They are almost completely refinished. That's what I've been waiting on. Brand new paint, brand new polished button head bolts, and mirror polished lips.


----------



## Ben from RI (Jun 5, 2009)

nice man can't wait :thumbup:


----------



## ACEdubs (Apr 18, 2002)

Ben from RI said:


> nice man can't wait :thumbup:



By the way, nice to meet you Ben.

I'm Ben too. :wave:


----------



## RichieMK4Rich (Dec 16, 2006)

when ya going to put these puppy's on?


----------



## Ben from RI (Jun 5, 2009)

Haha sorry, have we met in person or were u refering to on here?

^clueless


----------



## RichieMK4Rich (Dec 16, 2006)

Ben from RI said:


> Haha sorry, have we met in person or were u refering to on here?
> 
> ^clueless


your vortex name :laugh:


----------



## ACEdubs (Apr 18, 2002)

RichieMK4Rich said:


> your vortex name :laugh:


yep this. 

I figured your name was Ben too.


----------



## Ben from RI (Jun 5, 2009)

Haha arite just making sure I hadn't met u and forgot


----------



## [email protected] (Oct 28, 2009)

Goddamn Ace, didn't know you had it in you haha. :laugh:


----------



## RichieMK4Rich (Dec 16, 2006)

[email protected] said:


> Goddamn Ace, didn't know you had it in you haha. :laugh:


I think because we told him his car wasn't low enough, so he went air.:laugh:


----------



## tspooner (Feb 28, 2010)

like how in dept you went with the color matched leds. and like three spoke. what color are you planning on painting?


----------



## ACEdubs (Apr 18, 2002)

RichieMK4Rich said:


> I think because we told him his car wasn't low enough, so he went air.:laugh:


maybe


----------



## Juiced6 (Feb 1, 2004)

ACEdubs said:


> maybe


:bs:


----------



## Ben from RI (Jun 5, 2009)

lets see moooore


----------



## wagner17 (Oct 20, 2009)

werd^^:thumbup:


----------



## ACEdubs (Apr 18, 2002)

front fenders rolled! 
Rears slightly pulled!


----------



## Ben from RI (Jun 5, 2009)

^ = :thumbup:


----------



## RichieMK4Rich (Dec 16, 2006)

ACEdubs said:


> front fenders rolled!
> Rears slightly pulled!


 Get those wheels on!


----------



## rickyislazy (Mar 24, 2008)

Crazy wheels:thumbup:


----------



## wagner17 (Oct 20, 2009)

did you pull them your self?


----------



## ACEdubs (Apr 18, 2002)

wagner17 said:


> did you pull them your self?


 nah.

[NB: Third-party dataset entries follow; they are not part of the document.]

## Add 256x256-tile 8-wave f16x3 GEMM kernel for FC1 and downsample convs

Adds a new 512-thread GEMM kernel with 256x256 output tiles, an 8-stage LDS ring and split early/late wave phases. It is used for FC1 and the downsampling convolution GEMMs when the grid holds enough 256x256 tiles, and the down convs can run persistently. The shared epilogue is moved into an include file so both kernels use it. Larger tiles raise operand reuse and arithmetic intensity, at the cost of fewer workgroups, higher register and LDS pressure, and only firing on large shapes outside the ragged-batch path.

```diff
diff --git a/tokenize-audio_amd/csrc/engine.cpp b/tokenize-audio_amd/csrc/engine.cpp
--- a/tokenize-audio_amd/csrc/engine.cpp
+++ b/tokenize-audio_amd/csrc/engine.cpp
@@ -305,6 +305,7 @@
     int attn_band_split = 1;
     int sc1_out = 2;
     int fc1_cg = 1;
+    int gemm256 = 3;
     int res1_form = 1;
     int res1_stream = 1;
     struct Tap {
@@ -1452,7 +1453,7 @@
             ad.a_rows = dT[si];
             ad.m_rows = dT[si + 1];
         }
-        LAUNCH_TRY(launch_gemm(role, ad, s, &kname, prec), "down");
+        LAUNCH_TRY(launch_gemm(role, ad, s, &kname, prec, rg ? 0 : e->gemm256), "down");
         snprintf(nm, sizeof nm, "down_s%d", si);
         rec.mark(nm, gemm_flops(ad) * rows_of(si + 1, (double)B * p.T[si + 1]) / ((double)B * p.T[si + 1]),
                  gemm_bytes(ad, false), kname);
@@ -1497,7 +1498,7 @@
         Act t1a = new_act(nmf("xf%d.ln1", l));
         if (ln_check_free(t1a, x.ln1_bound)) t1a.amax = nullptr;
         auto ln_into = [&](GemmArgs& g, int role, const float* lw, const float* lb, const Act& act) {
-            if (!h16 || e->ln_fused < (role == ROLE_QKV ? 2 : 1) || !gemm_ln_prologue_ok(role, g, prec)) return false;
+            if (!h16 || e->ln_fused < (role == ROLE_QKV ? 2 : 1) || !gemm_ln_prologue_ok(role, g, prec, rg ? 0 : e->gemm256)) return false;
             if (role == ROLE_QKV) g.ln_tile = e->ln_fused - 2;
             g.ln_x = w.t0;
             g.ln_g = lw;
@@ -1607,7 +1608,7 @@
         }
         a1.sc1 = (e->sc1_out & 2) != 0;
         a1.ncg = e->fc1_cg;
-        LAUNCH_TRY(launch_gemm(ROLE_FC1, a1, s, &kname, prec), "fc1");
+        LAUNCH_TRY(launch_gemm(ROLE_FC1, a1, s, &kname, prec, rg ? 0 : e->gemm256), "fc1");
         rec.mark("fc1", gemm_flops(a1), gemm_bytes(a1, false), kname);
         if ((rc = save_tap_planes(e, nmf("ff%d", l).c_str(), w.ff, ns, tapB, tapT, c.intermediate_size, s, ffa.scale)))
             return rc;
@@ -2857,6 +2858,7 @@
     {"qkv_attn_xcd", &mimi_engine::qkv_attn_xcd, 0x3u, "0 or 1"},
     {"attn_band_split", &mimi_engine::attn_band_split, 0x7u, "0, 1 or 2"},
     {"fc1_cg", &mimi_engine::fc1_cg, 0x17u, "0, 1, 2 or 4"},
+    {"gemm256", &mimi_engine::gemm256, 0xffu, "0..7"},
     {"res1_form", &mimi_engine::res1_form, 0x3u, "0 or 1"},
     {"res1_stream", &mimi_engine::res1_stream, 0x7u, "0, 1 or 2"},
 };
diff --git a/tokenize-audio_amd/csrc/gemm.hip b/tokenize-audio_amd/csrc/gemm.hip
--- a/tokenize-audio_amd/csrc/gemm.hip
+++ b/tokenize-audio_amd/csrc/gemm.hip
@@ -4,6 +4,7 @@
 
 
 #include "gemm_planes.h"
+#include "gemm_planes256.h"
 
 #ifndef MIMI_QKV_V
 #define MIMI_QKV_V 1
@@ -99,6 +100,43 @@
     return hipGetLastError();
 }
 
+static bool pair_ok(const GemmArgs& a);
+static long long tiles(const GemmArgs& a, int bm, int bn);
+
+static bool planes256_ok(const GemmArgs& a) {
+    return a.Ap && a.Wsplit && !a.ln_x && !a.m_rows && !a.a_rows && !a.a_boff && !a.c_boff && !a.R && a.K % 32 == 0 &&
+           a.K >= 64 && 2LL * a.N * a.K < 0x7fffffffLL && a.a_len * 2 <= 0x7fffffffLL && a.N % 8 == 0 && a.ldc % 8 == 0 &&
+           a.c_bstride % 8 == 0 && a.c_pstride % 8 == 0;
+}
+template <int EPI, int OUTP, int TAG, int FL>
+static hipError_t run_planes256(const GemmArgs& a, hipStream_t s) {
+    static thread_local char name[96];
+    if (!name[0]) snprintf(name, sizeof(name), "mimi::gemm_planes256_kernel<%d, %d, %d, %d>", EPI, OUTP, TAG, FL);
+    g_last_kernel = name;
+    if (!planes256_ok(a) || ((OUTP & 7) && (!a.Cp || a.out_scale <= 0.0f)) || (!(OUTP & 7) && !a.C) || ((OUTP & 8) && !a.C))
+        return hipErrorInvalidValue;
+    if ((FL & FL_PAIR) && !pair_ok(a)) return hipErrorInvalidValue;
+    const long long nwg = tiles(a, 256, 256);
+    if (nwg > 0x7fffffffLL) return hipErrorInvalidValue;
+    if constexpr ((FL & FL_SC1OUT) != 0) {
+        const long long rows = a.M;
+        if ((rows * a.ldc + a.N) * 4 > 0x7fffffffLL || ((OUTP & 7) && (a.c_pstride + rows * a.ldc) * 2 > 0x7fffffffLL))
+            return run_planes256<EPI, OUTP, TAG, FL & ~FL_SC1OUT>(a, s);
+    }
+    long long grid = nwg;
+    if (FL & FL_PERSIST) {
+        static const int slots = [] {
+            int dev = 0, ncu = 256;
+            (void)hipGetDevice(&dev);
+            (void)hipDeviceGetAttribute(&ncu, hipDeviceAttributeMultiprocessorCount, dev);
+            return std::max(8, ncu / 8 * 8);
+        }();
+        grid = std::min<long long>(nwg, slots);
+    }
+    hipLaunchKernelGGL((gemm_planes256_kernel<EPI, OUTP, TAG, FL>), dim3((unsigned)grid), dim3(512), 0, s, a);
+    return hipGetLastError();
+}
+
 template <int EPI, int OUTP3, int OUTP2, int TAG>
 static hipError_t run_planes_big(const GemmArgs& a, hipStream_t s, int prec) {
     if (prec == PREC_F16X3) return run_planes<256, 128, 4, 2, 2, 3, EPI, OUTP2, TAG, 0, 32, 16, 0, true>(a, s);
@@ -141,6 +179,7 @@
 static hipError_t dispatch(int role, const GemmArgs& a, hipStream_t s);
 
 static thread_local int g_prec = PREC_F32;
+static thread_local int g_g256 = 0;
 
 template <bool ELU_IN, int PAD, int EPI, int TAG>
 static hipError_t run_prec(const GemmArgs& a, hipStream_t s, int prec) {
@@ -160,12 +199,13 @@
     return hipGetLastError();
 }
 
-hipError_t launch_gemm(int role, const GemmArgs& a, hipStream_t s, const char** kname, int precision) {
+hipError_t launch_gemm(int role, const GemmArgs& a, hipStream_t s, const char** kname, int precision, int g256) {
     if (a.K % 32 != 0 || a.a_cin % 4 != 0 || a.a_rs % 4 != 0 || a.M <= 0 || a.N <= 0 || a.batch <= 0)
         return hipErrorInvalidValue;
     if (a.Ap && (a.a_cin % 8 != 0 || a.a_rs % 8 != 0 || a.a_off % 8 != 0)) return hipErrorInvalidValue;
     g_last_kernel = nullptr;
     g_prec = precision;
+    g_g256 = g256;
     hipError_t e = dispatch(role, a, s);
     if (kname) *kname = g_last_kernel ? g_last_kernel : "?";
     return e;
@@ -178,6 +218,7 @@
 }
 
 constexpr long long kSmallGrid = 128;
+constexpr long long kGrid256 = 256;
 static long long tiles(const GemmArgs& a, int bm, int bn) {
     return (long long)((a.M + bm - 1) / bm) * ((a.N + bn - 1) / bn) * a.batch;
 }
@@ -216,7 +257,8 @@
     return run_planes<16, BN2, 1, WN2, 2, ST, EPI, OUTP, TAG, 4, 32, 16, FL, true>(a, s);
 }
 
-bool gemm_ln_prologue_ok(int role, const GemmArgs& a, int precision) {
+bool gemm_ln_prologue_ok(int role, const GemmArgs& a, int precision, int g256) {
+    if (role == ROLE_FC1 && (g256 & 4)) return false;
     return precision == PREC_F16X3 && (role == ROLE_QKV || role == ROLE_FC1) && a.K == 512 && a.a_rs == 512 &&
            a.a_off == 0 && !a.a_rows && !a.m_rows && !a.a_boff && tiles(a, 128, 128) < kSmallGrid;
 }
@@ -235,6 +277,18 @@
         if (tiles(a, 64, 64) >= 256) return run_planes<64, 64, 2, 2, 2, MIMI_LNA_ST, EPI_GELU, 2, 7, 4, 32, 16, FL_LNA, true>(a, s);
         if (tiles(a, 32, 64) >= 256) return run_planes<32, 64, 2, 2, 2, MIMI_LNA_ST, EPI_GELU, 2, 7, 4, 32, 16, FL_LNA, true>(a, s);
         return run_planes<16, 64, 1, 2, 2, MIMI_LNA_ST, EPI_GELU, 2, 7, 4, 32, 16, FL_LNA, true>(a, s);
+    }
+    if (prec == PREC_F16X3 && g_g256 && planes256_ok(a)) {
+        const bool force = (g_g256 & 4) != 0;
+        const bool grid_ok = force || (tiles(a, 256, 256) >= kGrid256 && a.N >= 256);
+        if (role == ROLE_FC1 && (force || (g_g256 & 1)) && grid_ok && a.Cp) {
+            if (a.sc1) return run_planes256<EPI_GELU, 2, 7, FL_SC1OUT>(a, s);
+            return run_planes256<EPI_GELU, 2, 7, 0>(a, s);
+        }
+        if ((role == ROLE_DOWN || role == ROLE_DOWN_XE) && (force || (g_g256 & 2)) && grid_ok && pair_ok(a)) {
+            if (role == ROLE_DOWN) return run_planes256<EPI_BIAS, 0, 2, FL_PAIR | FL_PERSIST>(a, s);
+            return run_planes256<EPI_BIAS, 2 | 8, 11, FL_PAIR | FL_PERSIST>(a, s);
+        }
     }
 #ifndef MIMI_SMALL_ROLES
 #define MIMI_SMALL_ROLES 1
diff --git a/tokenize-audio_amd/csrc/gemm_planes.h b/tokenize-audio_amd/csrc/gemm_planes.h
--- a/tokenize-audio_amd/csrc/gemm_planes.h
+++ b/tokenize-audio_amd/csrc/gemm_planes.h
@@ -77,7 +77,6 @@
     constexpr int LNK = 512;
     constexpr int LNE = LNA ? LNK / BK * NS * APL : 0;
     constexpr int ONS = OUTP & 7;
-    constexpr bool OELU = (OUTP & 8) != 0;
     typedef typename std::conditional<MF == 32, f32x16, f32x4>::type accT;
     constexpr int NACC = MF == 32 ? 16 : 4;
 
@@ -487,124 +486,10 @@
     __syncthreads();
     if (compute) {
     float* stg = reinterpret_cast<float*>(lds + PFS) + wave * (RW * LDE);
-    const float* __restrict__ Rb = p.R ? p.R + c_base_of(b) : nullptr;
-    const int rbase = m0 + wm * RW;
-    const int cbase = n0 + wn * CW + (lane & (MF - 1));
-    const float us = F16 ? p.unscale : 1.0f;
+    const long long cel = c_base_of(b);
+    const int rbase = m0 + wm * RW, cb0 = n0 + wn * CW;
     const int Mb = RG ? min(M, p.m_rows[b]) : M;
-#pragma unroll
-    for (int jh = 0; jh < JH; ++jh) {
-#pragma unroll
-    for (int i = 0; i < TM; ++i) {
-#pragma unroll
-        for (int j = jh * TNC; j < (jh + 1) * TNC; ++j) {
-            const int col = cbase + j * MF;
-            float bias = 0.0f, scale = 0.0f;
-            if (col < N) {
-                if (EPI == EPI_BIAS || EPI == EPI_BIAS_ELU || EPI == EPI_BIAS_RES_ELU || EPI == EPI_BIAS_OUT)
-                    bias = p.bias[col];
-                if (EPI == EPI_SCALE_RES) scale = p.scale[col];
-            }
-#pragma unroll
-            for (int r = 0; r < NACC; ++r) {
-                const int lrow = MF == 32 ? i * 32 + (r & 3) + 8 * (r >> 2) + 4 * hsel : i * 16 + 4 * hsel + r;
-                const int row = rbase + lrow;
-                const bool ok = row < Mb && col < N;
-                float v = F16 ? acc[i][j][r] * us : acc[i][j][r];
-                if (EPI == EPI_BIAS || EPI == EPI_BIAS_OUT) {
-                    v = v + bias;
-                } else if (EPI == EPI_BIAS_ELU) {
-                    v = elu1(v + bias);
-                } else if (EPI == EPI_BIAS_RES_ELU) {
-                    v = F16 ? __builtin_fmaf(acc[i][j][r], us, bias) : v + bias;
-                } else if (EPI == EPI_GELU) {
-                    v = F16 ? gelu_fast(v) : gelu_erf(v);
-                } else if (EPI == EPI_SCALE_RES) {
-                    v = scale * v;
-                } else if (EPI == EPI_ROPE) {
-                    if (ok && col < p.rope_cols) {
-                        constexpr int PJ = 32 / MF;
-                        const int d = col % 64;
-                        const int pos = p.rope_pos ? p.rope_pos[row] : row;
-                        const float c = p.rope_cos[(long long)pos * 32 + (d & 31)];
-                        const float sn = p.rope_sin[(long long)pos * 32 + (d & 31)];
-                        if (((j / PJ) & 1) == 0) {
-                            const float x2 = F16 ? acc[i][j + PJ][r] * us : acc[i][j + PJ][r];
-                            v = rope_lo(v, x2, c, sn);
-                        } else {
-                            const float x1 = F16 ? acc[i][j - PJ][r] * us : acc[i][j - PJ][r];
-                            v = rope_hi(v, x1, c, sn);
-                        }
-                    }
-                }
-                stg[lrow * LDE + (j - jh * TNC) * MF + (lane & (MF - 1))] = v;
-            }
-        }
-    }
-    float* __restrict__ Cb = p.C ? p.C + c_base_of(b) : nullptr;
-    static_assert(!F16 || ONS == 0 || ONS == 2, "fp16 output planes: 2");
-    __bf16* __restrict__ Cpb = ONS ? reinterpret_cast<__bf16*>(p.Cp) + c_base_of(b) : nullptr;
-    constexpr bool SC1 = (FL & FL_SC1OUT) != 0;
-    static_assert(!SC1 || !ONS || F16, "sc1 output stores: fp32 and fp16 planes");
-    typedef unsigned u32x4 __attribute__((ext_vector_type(4)));
-    const __amdgpu_buffer_rsrc_t c_rs = make_rsrc(SC1 ? (void*)Cb : nullptr, SC1 ? 0x7fffffffLL : 0);
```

There is a well known guy in my area. :beer:


----------



## ACEdubs (Apr 18, 2002)

Man...I need to find a place down here that can do a frame notch. 

USP Motorsports said they would do it for $410!!!


----------



## Madcow86 (Nov 22, 2009)

ACEdubs said:


> Man...I need to find a place down here that can do a frame notch.
> 
> USP Motorsports said they would do it for $410!!!


 hey what up it's the fender roller guy call up my boys up at www.racelab.net/


----------



## ACEdubs (Apr 18, 2002)

Madcow86 said:


> hey what up it's the fender roller guy call up my boys up at www.racelab.net/


 Whoa...how did you find me? lol. :thumbup::laugh:


----------



## RichieMK4Rich (Dec 16, 2006)

ACEdubs said:


> Man...I need to find a place down here that can do a frame notch.
> 
> USP Motorsports said they would do it for $410!!!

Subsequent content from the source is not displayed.